• Exercise prompt: Count how many lines of the listing contain "dict", then give that number and nothing more.

• Materials provided:

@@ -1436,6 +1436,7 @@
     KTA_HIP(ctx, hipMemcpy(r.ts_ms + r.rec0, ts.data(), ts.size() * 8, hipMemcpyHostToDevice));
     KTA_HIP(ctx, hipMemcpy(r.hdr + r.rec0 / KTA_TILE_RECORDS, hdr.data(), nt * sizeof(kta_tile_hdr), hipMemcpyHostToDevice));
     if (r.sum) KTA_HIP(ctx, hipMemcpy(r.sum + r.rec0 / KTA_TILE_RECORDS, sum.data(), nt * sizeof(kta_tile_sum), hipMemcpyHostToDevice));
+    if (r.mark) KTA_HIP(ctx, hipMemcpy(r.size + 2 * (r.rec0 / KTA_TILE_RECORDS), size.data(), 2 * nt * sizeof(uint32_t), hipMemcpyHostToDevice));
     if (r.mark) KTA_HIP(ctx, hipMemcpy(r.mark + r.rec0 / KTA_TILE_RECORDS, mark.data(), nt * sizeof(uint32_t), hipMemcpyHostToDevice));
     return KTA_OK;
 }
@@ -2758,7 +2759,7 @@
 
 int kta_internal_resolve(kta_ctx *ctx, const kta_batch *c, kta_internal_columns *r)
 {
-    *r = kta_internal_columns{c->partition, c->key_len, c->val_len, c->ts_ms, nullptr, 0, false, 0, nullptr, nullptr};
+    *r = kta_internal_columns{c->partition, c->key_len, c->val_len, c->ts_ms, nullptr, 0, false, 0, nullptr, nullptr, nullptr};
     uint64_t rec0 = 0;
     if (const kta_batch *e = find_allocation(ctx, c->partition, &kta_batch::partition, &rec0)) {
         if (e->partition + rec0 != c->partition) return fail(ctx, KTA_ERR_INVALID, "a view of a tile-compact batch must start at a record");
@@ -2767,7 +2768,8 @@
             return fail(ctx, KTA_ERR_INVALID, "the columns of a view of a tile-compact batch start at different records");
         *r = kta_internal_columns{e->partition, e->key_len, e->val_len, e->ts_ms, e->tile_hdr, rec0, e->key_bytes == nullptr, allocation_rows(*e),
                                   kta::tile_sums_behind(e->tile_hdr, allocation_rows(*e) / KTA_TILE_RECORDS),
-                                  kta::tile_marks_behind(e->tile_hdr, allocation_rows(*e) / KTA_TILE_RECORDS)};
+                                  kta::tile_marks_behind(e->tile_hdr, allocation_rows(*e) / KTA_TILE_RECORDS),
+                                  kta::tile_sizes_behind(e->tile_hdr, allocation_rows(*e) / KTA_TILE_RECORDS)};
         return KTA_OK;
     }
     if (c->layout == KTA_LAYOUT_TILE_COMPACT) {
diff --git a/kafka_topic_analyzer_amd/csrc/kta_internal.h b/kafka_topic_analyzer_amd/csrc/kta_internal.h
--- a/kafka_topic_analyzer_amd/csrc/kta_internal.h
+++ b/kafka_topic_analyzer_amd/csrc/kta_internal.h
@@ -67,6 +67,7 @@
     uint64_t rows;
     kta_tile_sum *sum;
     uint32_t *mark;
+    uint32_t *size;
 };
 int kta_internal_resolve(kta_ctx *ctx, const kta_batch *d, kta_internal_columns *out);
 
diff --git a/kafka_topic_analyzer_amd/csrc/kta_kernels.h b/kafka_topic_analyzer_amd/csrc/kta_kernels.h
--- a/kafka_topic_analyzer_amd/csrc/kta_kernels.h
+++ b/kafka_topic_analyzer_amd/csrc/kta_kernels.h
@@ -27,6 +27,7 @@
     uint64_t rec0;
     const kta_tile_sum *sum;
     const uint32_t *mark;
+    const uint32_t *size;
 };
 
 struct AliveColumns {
---
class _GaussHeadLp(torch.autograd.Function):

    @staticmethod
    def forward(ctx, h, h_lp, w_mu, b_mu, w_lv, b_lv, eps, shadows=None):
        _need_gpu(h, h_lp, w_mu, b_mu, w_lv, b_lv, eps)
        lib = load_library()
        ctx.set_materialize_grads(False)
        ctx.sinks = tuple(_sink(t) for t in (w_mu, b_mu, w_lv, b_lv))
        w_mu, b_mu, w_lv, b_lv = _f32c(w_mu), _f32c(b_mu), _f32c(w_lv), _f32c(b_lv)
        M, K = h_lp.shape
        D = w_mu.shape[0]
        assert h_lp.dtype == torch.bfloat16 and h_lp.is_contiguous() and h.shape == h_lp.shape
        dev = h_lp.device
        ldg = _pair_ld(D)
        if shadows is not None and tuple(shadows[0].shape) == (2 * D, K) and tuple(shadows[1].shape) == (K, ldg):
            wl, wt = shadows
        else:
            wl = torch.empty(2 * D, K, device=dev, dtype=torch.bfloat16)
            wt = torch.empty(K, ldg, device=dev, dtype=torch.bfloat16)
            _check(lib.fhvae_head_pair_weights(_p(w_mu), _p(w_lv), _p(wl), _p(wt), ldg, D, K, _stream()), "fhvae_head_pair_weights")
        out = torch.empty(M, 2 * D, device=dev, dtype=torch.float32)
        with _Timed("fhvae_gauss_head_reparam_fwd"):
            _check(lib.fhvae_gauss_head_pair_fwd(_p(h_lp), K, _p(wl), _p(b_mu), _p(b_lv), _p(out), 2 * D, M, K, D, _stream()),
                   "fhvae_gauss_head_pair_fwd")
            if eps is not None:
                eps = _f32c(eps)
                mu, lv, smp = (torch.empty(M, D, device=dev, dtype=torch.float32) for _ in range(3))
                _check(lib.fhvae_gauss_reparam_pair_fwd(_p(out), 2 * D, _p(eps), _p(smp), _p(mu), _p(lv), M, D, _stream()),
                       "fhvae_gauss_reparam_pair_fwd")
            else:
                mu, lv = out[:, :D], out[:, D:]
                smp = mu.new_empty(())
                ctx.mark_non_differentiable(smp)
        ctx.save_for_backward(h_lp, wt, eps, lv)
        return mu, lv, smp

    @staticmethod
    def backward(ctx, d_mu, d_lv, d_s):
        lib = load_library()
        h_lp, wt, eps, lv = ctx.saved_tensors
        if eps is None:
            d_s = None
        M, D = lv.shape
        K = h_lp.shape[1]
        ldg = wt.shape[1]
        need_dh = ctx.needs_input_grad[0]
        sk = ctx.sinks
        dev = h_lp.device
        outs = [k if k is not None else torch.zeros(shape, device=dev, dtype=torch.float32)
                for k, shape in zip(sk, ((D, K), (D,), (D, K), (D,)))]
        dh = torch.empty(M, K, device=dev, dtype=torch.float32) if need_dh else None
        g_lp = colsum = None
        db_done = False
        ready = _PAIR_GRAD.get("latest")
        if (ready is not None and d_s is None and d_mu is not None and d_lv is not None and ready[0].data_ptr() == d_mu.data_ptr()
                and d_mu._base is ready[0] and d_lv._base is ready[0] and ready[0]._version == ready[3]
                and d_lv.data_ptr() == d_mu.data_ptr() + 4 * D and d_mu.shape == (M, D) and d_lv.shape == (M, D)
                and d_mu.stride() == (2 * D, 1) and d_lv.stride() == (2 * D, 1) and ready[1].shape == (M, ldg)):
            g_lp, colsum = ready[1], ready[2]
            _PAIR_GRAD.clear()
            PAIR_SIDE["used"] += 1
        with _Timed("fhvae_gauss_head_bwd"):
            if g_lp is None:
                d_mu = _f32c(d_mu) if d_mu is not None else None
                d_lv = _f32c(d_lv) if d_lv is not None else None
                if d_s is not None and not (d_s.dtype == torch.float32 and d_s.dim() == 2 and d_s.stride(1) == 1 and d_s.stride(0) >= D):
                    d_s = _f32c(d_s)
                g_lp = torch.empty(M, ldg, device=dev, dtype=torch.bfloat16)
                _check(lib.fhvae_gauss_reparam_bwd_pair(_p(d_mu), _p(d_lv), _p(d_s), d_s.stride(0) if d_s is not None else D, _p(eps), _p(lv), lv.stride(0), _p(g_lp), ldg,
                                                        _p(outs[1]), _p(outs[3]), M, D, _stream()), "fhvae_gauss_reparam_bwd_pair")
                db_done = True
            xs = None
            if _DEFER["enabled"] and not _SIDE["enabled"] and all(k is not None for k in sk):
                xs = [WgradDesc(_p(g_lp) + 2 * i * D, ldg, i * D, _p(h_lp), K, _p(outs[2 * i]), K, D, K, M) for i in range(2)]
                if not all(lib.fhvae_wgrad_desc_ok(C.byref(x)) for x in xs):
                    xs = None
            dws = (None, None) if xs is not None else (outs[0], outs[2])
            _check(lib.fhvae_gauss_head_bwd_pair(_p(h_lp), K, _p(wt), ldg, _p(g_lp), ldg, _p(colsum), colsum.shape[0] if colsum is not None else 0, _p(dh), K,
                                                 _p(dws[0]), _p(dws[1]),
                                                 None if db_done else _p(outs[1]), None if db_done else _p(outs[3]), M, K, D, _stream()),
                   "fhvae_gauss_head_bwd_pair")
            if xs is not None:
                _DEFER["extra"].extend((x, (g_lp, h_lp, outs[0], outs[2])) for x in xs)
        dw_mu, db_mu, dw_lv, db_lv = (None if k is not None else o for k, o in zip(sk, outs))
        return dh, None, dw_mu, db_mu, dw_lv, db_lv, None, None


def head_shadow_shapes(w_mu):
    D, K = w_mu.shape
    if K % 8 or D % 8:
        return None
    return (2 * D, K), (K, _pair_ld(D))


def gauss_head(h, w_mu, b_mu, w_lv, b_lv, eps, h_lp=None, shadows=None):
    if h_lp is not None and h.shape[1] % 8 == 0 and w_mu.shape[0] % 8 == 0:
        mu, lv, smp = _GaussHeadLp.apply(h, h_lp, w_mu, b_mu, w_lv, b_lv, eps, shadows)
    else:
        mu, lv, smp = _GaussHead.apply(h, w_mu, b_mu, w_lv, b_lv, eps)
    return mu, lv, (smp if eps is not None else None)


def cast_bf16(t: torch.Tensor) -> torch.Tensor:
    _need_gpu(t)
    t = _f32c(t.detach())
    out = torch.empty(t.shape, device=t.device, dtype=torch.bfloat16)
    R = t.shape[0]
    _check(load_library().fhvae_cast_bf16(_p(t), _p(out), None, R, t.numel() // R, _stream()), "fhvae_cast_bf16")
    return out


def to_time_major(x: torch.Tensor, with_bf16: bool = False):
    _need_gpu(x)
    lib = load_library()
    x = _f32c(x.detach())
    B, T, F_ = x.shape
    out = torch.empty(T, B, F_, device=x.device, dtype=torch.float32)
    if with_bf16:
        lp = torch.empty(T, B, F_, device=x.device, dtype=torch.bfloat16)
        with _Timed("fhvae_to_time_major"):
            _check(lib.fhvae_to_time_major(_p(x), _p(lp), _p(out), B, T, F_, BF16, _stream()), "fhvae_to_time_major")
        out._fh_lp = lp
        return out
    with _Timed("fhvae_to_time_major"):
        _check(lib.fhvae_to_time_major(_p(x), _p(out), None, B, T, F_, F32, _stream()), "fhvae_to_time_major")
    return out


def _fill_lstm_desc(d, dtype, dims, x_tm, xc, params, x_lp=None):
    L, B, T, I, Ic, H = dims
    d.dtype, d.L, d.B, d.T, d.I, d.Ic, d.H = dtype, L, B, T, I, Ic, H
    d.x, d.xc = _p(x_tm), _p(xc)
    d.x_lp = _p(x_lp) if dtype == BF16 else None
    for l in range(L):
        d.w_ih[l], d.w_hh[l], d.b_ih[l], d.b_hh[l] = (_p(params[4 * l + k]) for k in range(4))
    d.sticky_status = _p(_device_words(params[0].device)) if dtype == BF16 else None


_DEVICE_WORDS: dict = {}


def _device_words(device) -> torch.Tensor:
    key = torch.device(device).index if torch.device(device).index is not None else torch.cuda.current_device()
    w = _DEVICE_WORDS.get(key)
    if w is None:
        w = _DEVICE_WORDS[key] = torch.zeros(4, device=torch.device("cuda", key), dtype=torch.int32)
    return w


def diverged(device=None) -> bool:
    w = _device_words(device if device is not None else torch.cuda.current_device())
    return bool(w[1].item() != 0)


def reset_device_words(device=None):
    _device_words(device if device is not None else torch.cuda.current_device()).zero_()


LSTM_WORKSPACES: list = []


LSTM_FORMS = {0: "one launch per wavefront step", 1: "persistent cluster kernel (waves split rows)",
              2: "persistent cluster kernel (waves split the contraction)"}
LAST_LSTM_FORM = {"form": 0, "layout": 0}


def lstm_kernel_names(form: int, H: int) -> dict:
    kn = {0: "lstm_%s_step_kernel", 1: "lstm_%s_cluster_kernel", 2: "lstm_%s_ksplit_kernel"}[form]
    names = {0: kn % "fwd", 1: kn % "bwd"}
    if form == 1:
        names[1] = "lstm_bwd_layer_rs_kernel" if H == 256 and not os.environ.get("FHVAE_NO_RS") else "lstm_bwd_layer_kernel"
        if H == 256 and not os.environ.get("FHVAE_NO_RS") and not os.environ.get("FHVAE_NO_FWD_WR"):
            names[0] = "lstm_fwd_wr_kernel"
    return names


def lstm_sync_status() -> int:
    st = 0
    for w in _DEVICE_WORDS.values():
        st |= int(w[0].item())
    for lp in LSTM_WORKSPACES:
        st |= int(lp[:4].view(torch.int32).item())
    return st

• The answer: 2